Alors que la crise pousserait une part importante de citadins vers les territoires moins denses, sur le champ du recrutement, les choses semblent moins tranchées. En tout cas, les recruteurs ne constatent pas d’appétence plus marquée pour les postes en rurale ou hors des grandes villes. Les candidats ne semblent pas non plus revoir leurs priorités.
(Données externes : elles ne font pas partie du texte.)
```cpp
void pool_cluster(hipStream_t s, const PoolSeg* d_ps, long long R, int minpts, const unsigned* adj, const unsigned* ncount,
                  const int* seg_of_row, int* label, int* seg_first, int* d_changed, int* flabel, unsigned* csize, unsigned* cfirst,
                  unsigned long long* best, DbgLaps* laps) {
    hipLaunchKernelGGL(k_pool_init, dim3(cdiv((size_t)R, 256)), dim3(256), 0, s, ncount, (long long)R,
                       minpts, label, d_ps, seg_of_row, seg_first);
    HMSG_CHECK_LAUNCH();
    DevBuf<unsigned> open_list;
    open_list.alloc((size_t)std::max<long long>(R, 1) + 1);
    const unsigned* d_list = nullptr;
    unsigned n_open = 0;
    static const bool list_wanted = getenv("HMSG_DEBUG_POOL_ALL_ROWS") == nullptr;
    for (int it = 0; it < 100000; ++it) {
        HIP_TRY(hipMemsetAsync(d_changed, 0, 4, s));
        const size_t rows = d_list ? (size_t)n_open : (size_t)R;
        for (int rep = 0; rep < (it == 0 ? 2 : 1) && rows; ++rep) {
            hipLaunchKernelGGL(k_pool_prop, dim3(cdiv(rows * 64, 256)), dim3(256), 0, s, adj,
                               d_ps, seg_of_row, ncount,
                               minpts, (long long)rows, label, d_changed, seg_first, (it == 0 && rep == 0) ? 1 : 0, d_list);
            hipLaunchKernelGGL(k_pool_jump, dim3(cdiv(rows, 256)), dim3(256), 0, s, d_ps,
                               seg_of_row, ncount, minpts, (long long)rows, label, d_list);
        }
        HMSG_CHECK_LAUNCH();
        if (it == 0 && list_wanted) {
            HIP_TRY(hipMemsetAsync(open_list.p, 0, 4, s));
            hipLaunchKernelGGL(k_pool_list, dim3(cdiv((size_t)R, 256)), dim3(256), 0, s, d_ps, seg_of_row,
                               ncount, minpts, (long long)R, label, seg_first,
                               open_list.p + 1, open_list.p);
            HMSG_CHECK_LAUNCH();
            HIP_TRY(hipMemcpyAsync(&n_open, open_list.p, 4, hipMemcpyDeviceToHost, s));
        }
        int ch = 0;
        HIP_TRY(hipMemcpyAsync(&ch, d_changed, 4, hipMemcpyDeviceToHost, s));
        HIP_TRY(hipStreamSynchronize(s));
        if (it == 0 && list_wanted) d_list = open_list.p + 1;
        if (!ch) break;
    }
    if (laps) laps->lap("label propagation");
    hipLaunchKernelGGL(k_pool_border, dim3(cdiv((size_t)R * 64, 256)), dim3(256), 0, s, adj,
                       d_ps, seg_of_row, ncount, minpts,
                       (long long)R, label, flabel, csize, cfirst);
    hipLaunchKernelGGL(k_pool_pick, dim3(cdiv((size_t)R, 256)), dim3(256), 0, s, d_ps,
                       seg_of_row, (long long)R, csize, cfirst, best);
    HMSG_CHECK_LAUNCH();
}

void pool_launch_gram_f32(hipStream_t s, const float* Xn, int D, const PoolSeg* d_ps, int K, long long tiles, float eps, unsigned* adj,
                          unsigned* ncount) {
    hipLaunchKernelGGL(k_pool_gram, dim3((unsigned)tiles), dim3(256), 0, s, Xn, D, d_ps, K, eps, adj, ncount);
    HMSG_CHECK_LAUNCH();
}
void pool_launch_seg_rows(hipStream_t s, const PoolSeg* d_ps, int K, int maxn, int* seg_of_row) {
    hipLaunchKernelGGL(k_seg_rows, dim3(std::max(1u, std::min(cdiv(maxn, 256), 256u)), K), dim3(256), 0, s, d_ps, seg_of_row);
    HMSG_CHECK_LAUNCH();
}
void pool_launch_mean_f32(hipStream_t s, const float* X, int D, const PoolSeg* d_ps, int K, const int* flabel, const unsigned* csize,
                          const unsigned* cfirst, const unsigned long long* best, float* out) {
    hipLaunchKernelGGL(k_pool_mean, dim3(cdiv(D, 64), K), dim3(64), 0, s, X, D, d_ps, K, flabel, csize, cfirst, best, out);
    HMSG_CHECK_LAUNCH();
}

static void pool_rows(hipStream_t s, DevBuf<unsigned>& scan_tmp, Prof* prof, DbgLaps& laps, const int* idx, const unsigned* valid,
                      long long P, const std::vector<int>& dn, const float* feats, int D, double eps, int minpts, float* out) {
    const int K = (int)dn.size();
    DevBuf<unsigned> pos;
    pos.alloc((size_t)std::max<long long>(P, 1));
    unsigned long long R = 0;
    if (P) hmsg_scan_u32(valid, pos.p, (size_t)P, s, scan_tmp, &R);
    std::vector<long long> pstart(K + 1, 0);
    for (int k = 0; k < K; ++k) pstart[k + 1] = pstart[k] + dn[k];
    std::vector<unsigned> hpos(K + 1, (unsigned)R);
    {
        DevBuf<long long> d_i;
        DevBuf<unsigned> d_o;
        std::vector<long long> q;
        std::vector<int> which;
        for (int k = 0; k < K; ++k)
            if (pstart[k] < P) {
                q.push_back(pstart[k]);
                which.push_back(k);
            }
        if (!q.empty()) {
            std::vector<unsigned> tmp(q.size());
            d_i.alloc(q.size());
// ... 175 lines not shown
```

Before: 2737.

## Fold colour sums into ordered accumulation and list-drive second pooling round

Removes the per-pixel RGB segmented scan and the four global atomics per run from k_slots. Colour sums now come from the run records inside k_accum_ordered, which also drops the separate finalize kernel and the colour and count buffers. In pooling, the second first-iteration round now runs after the open-row list is built and reads the list length on the device with grid-stride loops, so it processes only open rows. The label neighbour scan also batches eight loads before reducing. The cost is extra rgb reads and registers in the accumulation kernel and a capped grid for the list-driven round.

```diff
diff --git a/holoagent_amd/csrc/hmsg_map.hip b/holoagent_amd/csrc/hmsg_map.hip
--- a/holoagent_amd/csrc/hmsg_map.hip
+++ b/holoagent_amd/csrc/hmsg_map.hip
@@ -189,13 +189,6 @@
     }
 }
 
-struct VoxAcc {
-    unsigned long long* sr;
-    unsigned long long* sg;
-    unsigned long long* sb;
-    unsigned* n;
-};
-
 #define RUN_CHUNK 4096
 __device__ __forceinline__ unsigned pixel_slot(const unsigned short* __restrict__ depth, const double* __restrict__ T ,
                                                const CamK& cam, float scale, size_t i, int x, int y, const GridGeom& g,
@@ -209,11 +202,24 @@
     return rank[lin >> 6] + (unsigned)__popcll(word & ((1ull << (lin & 63)) - 1ull));
 }
 
-__global__ void __launch_bounds__(256) k_slots(const unsigned short* __restrict__ depth, const unsigned char* __restrict__ rgb,
-                                               const double* __restrict__ pose, CamK cam, float scale, int H, int W, int F,
-                                               GridGeom g, const unsigned long long* __restrict__ bitmap,
-                                               const unsigned* __restrict__ rank, VoxAcc acc, unsigned* __restrict__ slots,
-                                               unsigned* __restrict__ chunk_runs) {
+struct RunEdges {
+    unsigned long long heads, tails;
+    bool tail;
+};
+__device__ __forceinline__ RunEdges run_edges(unsigned slot, int x, int lane) {
+    const unsigned prev = __shfl_up(slot, 1);
+    const bool head = lane == 0 || prev != slot || x == 0;
+    RunEdges e;
+    e.heads = __ballot(head);
+    e.tail = (lane == 63 || ((e.heads >> (lane + 1)) & 1ull)) && slot != 0xffffffffu;
+    e.tails = __ballot(e.tail);
+    return e;
+}
+
+__global__ void __launch_bounds__(256) k_slots(const unsigned short* __restrict__ depth, const double* __restrict__ pose, CamK cam,
+                                               float scale, int H, int W, int F, GridGeom g,
+                                               const unsigned long long* __restrict__ bitmap, const unsigned* __restrict__ rank,
+                                               unsigned* __restrict__ slots, unsigned* __restrict__ chunk_runs) {
     __shared__ unsigned s_runs;
     if (threadIdx.x == 0) s_runs = 0u;
     __syncthreads();
@@ -226,46 +232,17 @@
     const unsigned fl = pix_last_frame(pw, (unsigned)(left < (size_t)RUN_CHUNK ? left : (size_t)RUN_CHUNK));
     for (int it = 0; it < RUN_CHUNK / 256; ++it) {
         const size_t i = (size_t)blockIdx.x * RUN_CHUNK + (size_t)it * 256 + threadIdx.x;
-        const bool in_range = i < total;
         unsigned slot = 0xffffffffu;
-        unsigned cr = 0, cg = 0, cb = 0, cn = 0;
         int x = 0;
-        if (in_range) {
+        if (i < total) {
             int f, y;
             pix_at(pw, (unsigned)it * 256u + threadIdx.x, f, x, y);
             for (unsigned ff = pw.f0; ff <= fl; ++ff)
                 if ((unsigned)f == ff) slot = pixel_slot(depth, pose + (size_t)ff * 16, cam, scale, i, x, y, g, bitmap, rank);
             slots[i] = slot;
-            if (slot != 0xffffffffu) {
-                const unsigned char* c = rgb + i * 3;
-                cr = c[0];
-                cg = c[1];
-                cb = c[2];
-                cn = 1;
-            }
-        }
-        const unsigned prev = __shfl_up(slot, 1);
-        int flag = (lane == 0 || prev != slot || x == 0) ? 1 : 0;
-        const int head = flag;
-        for (int d = 1; d < 64; d <<= 1) {
-            unsigned tr = __shfl_up(cr, d), tg = __shfl_up(cg, d), tb = __shfl_up(cb, d), tn = __shfl_up(cn, d);
-            int tf = __shfl_up(flag, d);
-            if (lane >= d && !flag) {
-                cr += tr; cg += tg; cb += tb; cn += tn;
-                flag = tf;
-            }
-        }
-        const int nhead = __shfl_down(head, 1);
-        const bool tail = lane == 63 || nhead != 0;
-        if (tail && slot != 0xffffffffu) {
-            atomicAdd(&acc.sr[slot], (unsigned long long)cr);
-            atomicAdd(&acc.sg[slot], (unsigned long long)cg);
-            atomicAdd(&acc.sb[slot], (unsigned long long)cb);
-            atomicAdd(&acc.n[slot], cn);
-            ++myruns;
-        }
-    }
-    myruns = (unsigned)wave_sum_i32((int)myruns);
+        }
+        myruns += (unsigned)__popcll(run_edges(slot, x, lane).tails);
+    }
     if (lane == 0 && myruns) atomicAdd(&s_runs, myruns);
     __syncthreads();
     if (threadIdx.x == 0) chunk_runs[blockIdx.x] = s_runs;
@@ -286,12 +263,9 @@
         const unsigned slot = in_range ? slots[i] : 0xffffffffu;
         int pf = 0, x = 0, py = 0;
         if (in_range) pix_at(pw, (unsigned)it * 256u + threadIdx.x, pf, x, py);
-        const unsigned prev = __shfl_up(slot, 1);
-        const bool head = lane == 0 || prev != slot || x == 0;
-        const unsigned long long heads = __ballot(head);
-        const int nhead = __shfl_down(head ? 1 : 0, 1);
-        const bool tail = (lane == 63 || nhead != 0) && slot != 0xffffffffu;
-        const unsigned long long tails = __ballot(tail);
+        const RunEdges e = run_edges(slot, x, lane);
+        const unsigned long long heads = e.heads, tails = e.tails;
+        const bool tail = e.tail;
         if (lane == 0) s_w[w] = (unsigned)__popcll(tails);
         __syncthreads();
         unsigned base = s_run;
@@ -313,15 +287,17 @@
 
 template <bool LDS_SUM>
 __global__ void __launch_bounds__(256) k_accum_ordered(const unsigned short* __restrict__ depth, const double* __restrict__ pose,
-                                                       CamK cam, float scale, int W, size_t HW, long long V,
-                                                       const unsigned* __restrict__ off, const unsigned long long* __restrict__ runs,
-                                                       const unsigned* __restrict__ cnt, double* __restrict__ pts) {
+                                                       const unsigned char* __restrict__ rgb, CamK cam, float scale, int W, size_t HW,
+                                                       long long V, const unsigned* __restrict__ off,
+                                                       const unsigned long long* __restrict__ runs, double* __restrict__ pts,
+                                                       double* __restrict__ cols) {
     __shared__ double s_pt[LDS_SUM ? 4 : 1][LDS_SUM ? 64 * 3 : 1];
     const int lane = threadIdx.x & 63;
     double* const my_pt = s_pt[LDS_SUM ? (threadIdx.x >> 6) : 0];
     const long long v = ((long long)blockIdx.x * blockDim.x + threadIdx.x) >> 6;
     if (v >= V) return;
     double sx = 0.0, sy = 0.0, sz = 0.0;
+    unsigned long long cr = 0ull, cg = 0ull, cb = 0ull, npx = 0ull;
     const unsigned r0 = off[v], r1 = off[v + 1];
     for (unsigned rb = r0; rb < r1; rb += 64) {
         const unsigned long long myrec = rb + lane < r1 ? runs[rb + lane] : 0ull;
@@ -354,8 +330,14 @@
                 const int f = (int)(rec >> 32);
                 const int y = (int)((rec >> 20) & 0xfffull), x0 = (int)((rec >> 8) & 0xfffull);
                 const int x = x0 + (lane - start);
-                backproject(depth[(size_t)f * HW + (size_t)y * W + x], x, y, cam, scale, pose + (size_t)f * 16, wx, wy, wz);
-            }
+                const size_t i = (size_t)f * HW + (size_t)y * W + x;
+                backproject(depth[i], x, y, cam, scale, pose + (size_t)f * 16, wx, wy, wz);
+                const unsigned char* const c = rgb + i * 3;
+                cr += c[0];
+                cg += c[1];
+                cb += c[2];
+            }
+            npx += (unsigned long long)npix;
             if (LDS_SUM) {
                 my_pt[lane * 3] = wx;
                 my_pt[lane * 3 + 1] = wy;
@@ -374,14 +356,20 @@
             q0 = q1;
         }
     }
+    for (int o = 32; o > 0; o >>= 1) {
+        cr += __shfl_xor(cr, o);
+        cg += __shfl_xor(cg, o);
+        cb += __shfl_xor(cb, o);
+    }
+    const double n = (double)npx;
     if (LDS_SUM) {
-        if (lane < 3) pts[v * 3 + lane] = __ddiv_rn(sx, (double)cnt[v]);
+        if (lane < 3) pts[v * 3 + lane] = __ddiv_rn(sx, n);
     } else if (lane == 0) {
-        const double n = (double)cnt[v];
         pts[v * 3 + 0] = __ddiv_rn(sx, n);
         pts[v * 3 + 1] = __ddiv_rn(sy, n);
         pts[v * 3 + 2] = __ddiv_rn(sz, n);
     }
+    if (lane < 3) cols[v * 3 + lane] = ((double)(lane == 0 ? cr : lane == 1 ? cg : cb) / 255.0) / n;
 }
 
 __global__ void k_slot_cells(const unsigned long long* __restrict__ bitmap, const unsigned* __restrict__ rank,
@@ -403,15 +391,6 @@
         cell[(size_t)s * 3 + 2] = iz;
         ++s;
     }
-}
-
-__global__ void k_finalize(VoxAcc acc, long long V, double* __restrict__ cols) {
-    long long s = (long long)blockIdx.x * blockDim.x + threadIdx.x;
-    if (s >= V) return;
-    double n = (double)acc.n[s];
-    cols[s * 3 + 0] = ((double)acc.sr[s] / 255.0) / n;
-    cols[s * 3 + 1] = ((double)acc.sg[s] / 255.0) / n;
-    cols[s * 3 + 2] = ((double)acc.sb[s] / 255.0) / n;
 }
 
 __device__ __forceinline__ unsigned long long bits_range(int lo, int hi) {
@@ -664,21 +643,15 @@
     unsigned long long V0 = hmsg_bitmap_rank(h->bitmap.p, h->rank.p, (size_t)g.nwords, s, h->scan_tmp);
     h->V0 = (long long)V0;
 
-    DevBuf<unsigned long long> srgb;
-    DevBuf<unsigned> sn, slots, chunk_runs;
-    srgb.alloc(V0 * 3);
-    sn.alloc(V0);
-    srgb.zero(s);
-    sn.zero(s);
+    DevBuf<unsigned> slots, chunk_runs;
     slots.alloc(total);
     const unsigned nchunks = cdiv(total, RUN_CHUNK);
     chunk_runs.alloc((size_t)nchunks + 1);
-    VoxAcc acc{srgb.p, srgb.p + V0, srgb.p + 2 * V0, sn.p};
     {
-        ProfScope ps(h->prof, s, "k_slots", (double)total * 9.0 + (double)V0 * 28.0);
-        hipLaunchKernelGGL(k_slots, dim3(nchunks), dim3(256), 0, s, (const unsigned short*)h->depth.p,
-                           (const unsigned char*)h->rgb.p, (const double*)h->pose.p, h->cam, scale, H, W, F, g,
-                           (const unsigned long long*)h->bitmap.p, (const unsigned*)h->rank.p, acc, slots.p, chunk_runs.p);
+        ProfScope ps(h->prof, s, "k_slots", (double)total * 6.0);
+        hipLaunchKernelGGL(k_slots, dim3(nchunks), dim3(256), 0, s, (const unsigned short*)h->depth.p, (const double*)h->pose.p,
+                           h->cam, scale, H, W, F, g, (const unsigned long long*)h->bitmap.p, (const unsigned*)h->rank.p, slots.p,
+                           chunk_runs.p);
     }
     HMSG_CHECK_LAUNCH();
     unsigned long long nruns = 0;
@@ -707,15 +680,23 @@
     cols0.alloc(V0 * 3);
     {
         static const bool lds_sum = getenv("HMSG_DEBUG_ACCUM_WAVES") == nullptr;
-        ProfScope ps(h->prof, s, "k_accum_ordered", (double)total * 2.0 + (double)nruns * 8.0 + (double)V0 * 32.0);
+        ProfScope ps(h->prof, s, "k_accum_ordered", (double)total * 5.0 + (double)nruns * 8.0 + (double)V0 * 52.0);
         hipLaunchKernelGGL(lds_sum ? k_accum_ordered<true> : k_accum_ordered<false>, dim3(cdiv(V0 * 64, 256)), dim3(256), 0, s,
-                           (const unsigned short*)h->depth.p, (const double*)h->pose.p, h->cam, scale, W, (size_t)H * W, (long long)V0,
-                           (const unsigned*)run_off.p, (const unsigned long long*)sb.res_vals, (const unsigned*)sn.p, pts0.p);
+                           (const unsigned short*)h->depth.p, (const double*)h->pose.p, (const unsigned char*)h->rgb.p, h->cam, scale, W,
+                           (size_t)H * W, (long long)V0, (const unsigned*)run_off.p, (const unsigned long long*)sb.res_vals, pts0.p,
+                           cols0.p);
         HMSG_CHECK_LAUNCH();
         if (getenv("HMSG_DEBUG_ACCUM_STATS")) {
-            std::vector<unsigned> hc((size_t)V0);
-            HIP_TRY(hipMemcpyAsync(hc.data(), sn.p, (size_t)V0 * 4, hipMemcpyDeviceToHost, s));
+            std::vector<unsigned> ho((size_t)V0 + 1), hc((size_t)V0);
+            std::vector<unsigned long long> hr((size_t)nruns);
+            HIP_TRY(hipMemcpyAsync(ho.data(), run_off.p, ((size_t)V0 + 1) * 4, hipMemcpyDeviceToHost, s));
+            HIP_TRY(hipMemcpyAsync(hr.data(), sb.res_vals, (size_t)nruns * 8, hipMemcpyDeviceToHost, s));
             HIP_TRY(hipStreamSynchronize(s));
+            for (size_t v = 0; v < (size_t)V0; ++v) {
+                unsigned n = 0;
+                for (unsigned r = ho[v]; r < ho[v + 1]; ++r) n += (unsigned)(hr[r] & 255ull);
+                hc[v] = n;
+            }
             std::sort(hc.begin(), hc.end());
             double tot = 0;
             for (unsigned c : hc) tot += c;
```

Les penseurs auraient-ils fait long feu ? En tout cas ceux qui prédisaient que le monde d’après arriverait très vite après la crise sanitaire inédite dont le monde peine à sortir, en jurant que le temps des territoires urbains était derrière nous et que les citadins allaient se ruer vers les territoires moins urbanisés, ceux-là n’ont pas eu le nez creux. Si l’on en croit les témoignages des acteurs du recrutement vétérinaire, les situations pré et post-Covid se ressemblent à s’y méprendre. Et crise ou pas, les candidats restent principalement focalisés sur la qualité de vie au travail et ne sont pas prêts à tirer un trait sur une bonne ambiance de travail, encore moins sur une adéquation entre leurs désirs personnels et leur vie professionnelle. Le grand soir semble ainsi encore bien loin.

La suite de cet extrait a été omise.